Ruiz Rebecca Ana · Nationalrat · 2015-06-17
Ruiz Rebecca Ana · Nationalrat · Waadt · Sozialdemokratische Fraktion · 2015-06-17
Wortprotokoll
Le but des propositions de minorité Schwaab aux articles 19 et 26 est d'améliorer le respect des droits fondamentaux liés à la conservation des données secondaires. Concrètement, il s'agit de faire en sorte que leur stockage se fasse ici en Suisse. On s'assurerait ainsi que leur conservation soit conforme aux règles en matière de protection des données et de la sphère privée prévalant dans notre pays. Alors qu'il s'agit de données passablement sensibles puisqu'elles permettent d'identifier quand ont eu lieu des télécommunications, quelle a été leur durée et où se trouvaient les personnes lors de ces échanges, il paraît pertinent de pouvoir les conserver ici. Les raisons sont assez simples.

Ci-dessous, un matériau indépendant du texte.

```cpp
PYBIND11_MODULE(TORCH_EXTENSION_NAME, m) {
  m.def("flash_attn_fwd", &flash_attn_fwd);
  m.def("flash_attn_bwd", &flash_attn_bwd, py::arg("q"), py::arg("k"),
        py::arg("v"), py::arg("o"), py::arg("d_o"), py::arg("lse"),
        py::arg("causal"), py::arg("dqkv") = py::none());
  m.def("rope_qk_inplace", &rope_qk_inplace);
  m.def("rmsnorm_fwd", &rmsnorm_fwd);
  m.def("gemv", &gemv);
  m.def("gemm_wgrad", &gemm_wgrad, py::arg("dy"), py::arg("x"),
        py::arg("out") = py::none());
  m.def("gemm_wgrad_grouped", &gemm_wgrad_grouped);
  m.def("paged_attn_decode", &paged_attn_decode, py::arg("q"),
        py::arg("k_cache"), py::arg("v_cache"), py::arg("block_table"),
        py::arg("seq_lens"), py::arg("num_splits"),
        py::arg("workspace") = py::none(), py::arg("k_scale") = 1.0,
        py::arg("v_scale") = 1.0);
  m.def("paged_attn_reduce", &paged_attn_reduce);
  m.def("rope_append_paged", &rope_append_paged, py::arg("q"), py::arg("k"),
        py::arg("v"), py::arg("cosT"), py::arg("sinT"), py::arg("pos"),
        py::arg("block_table"), py::arg("k_cache"), py::arg("v_cache"),
        py::arg("k_scale") = 1.0, py::arg("v_scale") = 1.0);
  m.def("kv_append_paged", &kv_append_paged);
  m.def("paged_attn_prefill", &paged_attn_prefill, py::arg("q"),
        py::arg("k_cache"), py::arg("v_cache"), py::arg("block_table"),
        py::arg("ctx_lens"), py::arg("q_lens"), py::arg("k_scale") = 1.0,
        py::arg("v_scale") = 1.0);
  m.def("rmsnorm_bwd", &rmsnorm_bwd);
  m.def("rmsnorm_bwd_two_pass", &rmsnorm_bwd_two_pass);
  m.def("rmsnorm_bwd_res", &rmsnorm_bwd_res, py::arg("dy"), py::arg("x"),
        py::arg("w"), py::arg("inv"), py::arg("g_res") = py::none(),
        py::arg("grid") = 0);
  m.def("add_rmsnorm_fwd", &add_rmsnorm_fwd);
  m.def("swiglu_fwd", &swiglu_fwd);
  m.def("swiglu_bwd", &swiglu_bwd);
  m.def("rope_apply", &rope_apply);
  m.def("adamw_step", &adamw_step);
  m.def("gae", &gae);
  m.def("vtrace", &vtrace);
  m.def("img_normalize", &img_normalize);
  m.def("ce_fwd", &ce_fwd);
  m.def("ce_bwd", &ce_bwd);
  m.attr("gfx_arch") = "gfx950";
  m.attr("rmsnorm_bwd_grid") = RMS_BWD_GRID;
}
```

Baseline: 5.602 samples/s.

## Add XCD-aware 8x4 tile rasterization and keep B0 fragment registers across MMA phases

Adds a new block-to-tile mapping that hands each XCD contiguous 32-block chunks laid out as 8x4 rectangles of output tiles, with remainder handling, so co-resident blocks share L2 data. Adds a second B-fragment register set so the first B half is kept in registers instead of being re-read from LDS before the last MMA phase. Both are on by default (arms=3) and can be toggled by environment variables, and a host helper exposing the tile map is added for testing. The extra B registers raise VGPR pressure.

Si on décidait de ne pas inscrire dans la loi cette nécessité, nous prendrions le risque que le stockage se fasse dans d'autres pays à travers des entreprises qui, bien que soumises au droit suisse, pourraient faire appel à des services de "cloud computing". De quoi s'agit-il concrètement? Il s'agit d'infrastructures dans lesquelles le stockage est géré par des serveurs à distance auxquels on se connecte de manière sécurisée, via Internet. On pourrait alors imaginer que les pays qui hébergeraient ces infrastructures de "cloud computing" n'aient pas les mêmes standards de protection des données que ceux que prévoit notre législation. On pourrait aussi imaginer qu'une entreprise stockant des données soit rachetée par une entreprise soumise à un droit étranger peu soucieux de la protection des données, tel que par exemple le droit américain. On sait en effet que le matériel informatique et les logiciels qui servent au stockage de données et à gérer les réseaux informatiques d'entreprises proviennent en grande partie de sociétés américaines. Le problème qui se poserait alors réside dans le fait que les entreprises américaines peuvent être obligées de fournir la totalité des données en leur possession aux services secrets, sans en informer les titulaires. Il s'agirait donc de se prémunir contre ce type de risque qu'on ne peut, hélas, exclure.
Je vous donne un exemple qui concerne mon canton et qui illustre bien la problématique. En février de cette année, le support informatique, qui avait été développé en Europe, gérant les dossiers informatiques des patients de l'hôpital universitaire vaudois, a été racheté par une société américaine. Lorsque l'annonce de ce rachat a été connue, des craintes ont été émises, notamment celle que les données gérées par ce support soient soumises au "Patriot Act" qui, comme je le disais, donne aux services américains de sécurité un accès aux données informatiques détenues par des entreprises ou des particuliers, de manière quasi discrétionnaire et sans autorisation préalable. Mais, au final, ces craintes se sont avérées infondées. Pourquoi donc? Précisément parce que les contrats prévoyaient que les données seraient stockées en Suisse, selon notre droit.
C'est exactement le but visé par les propositions de minorité Schwaab, que je vous remercie donc de soutenir.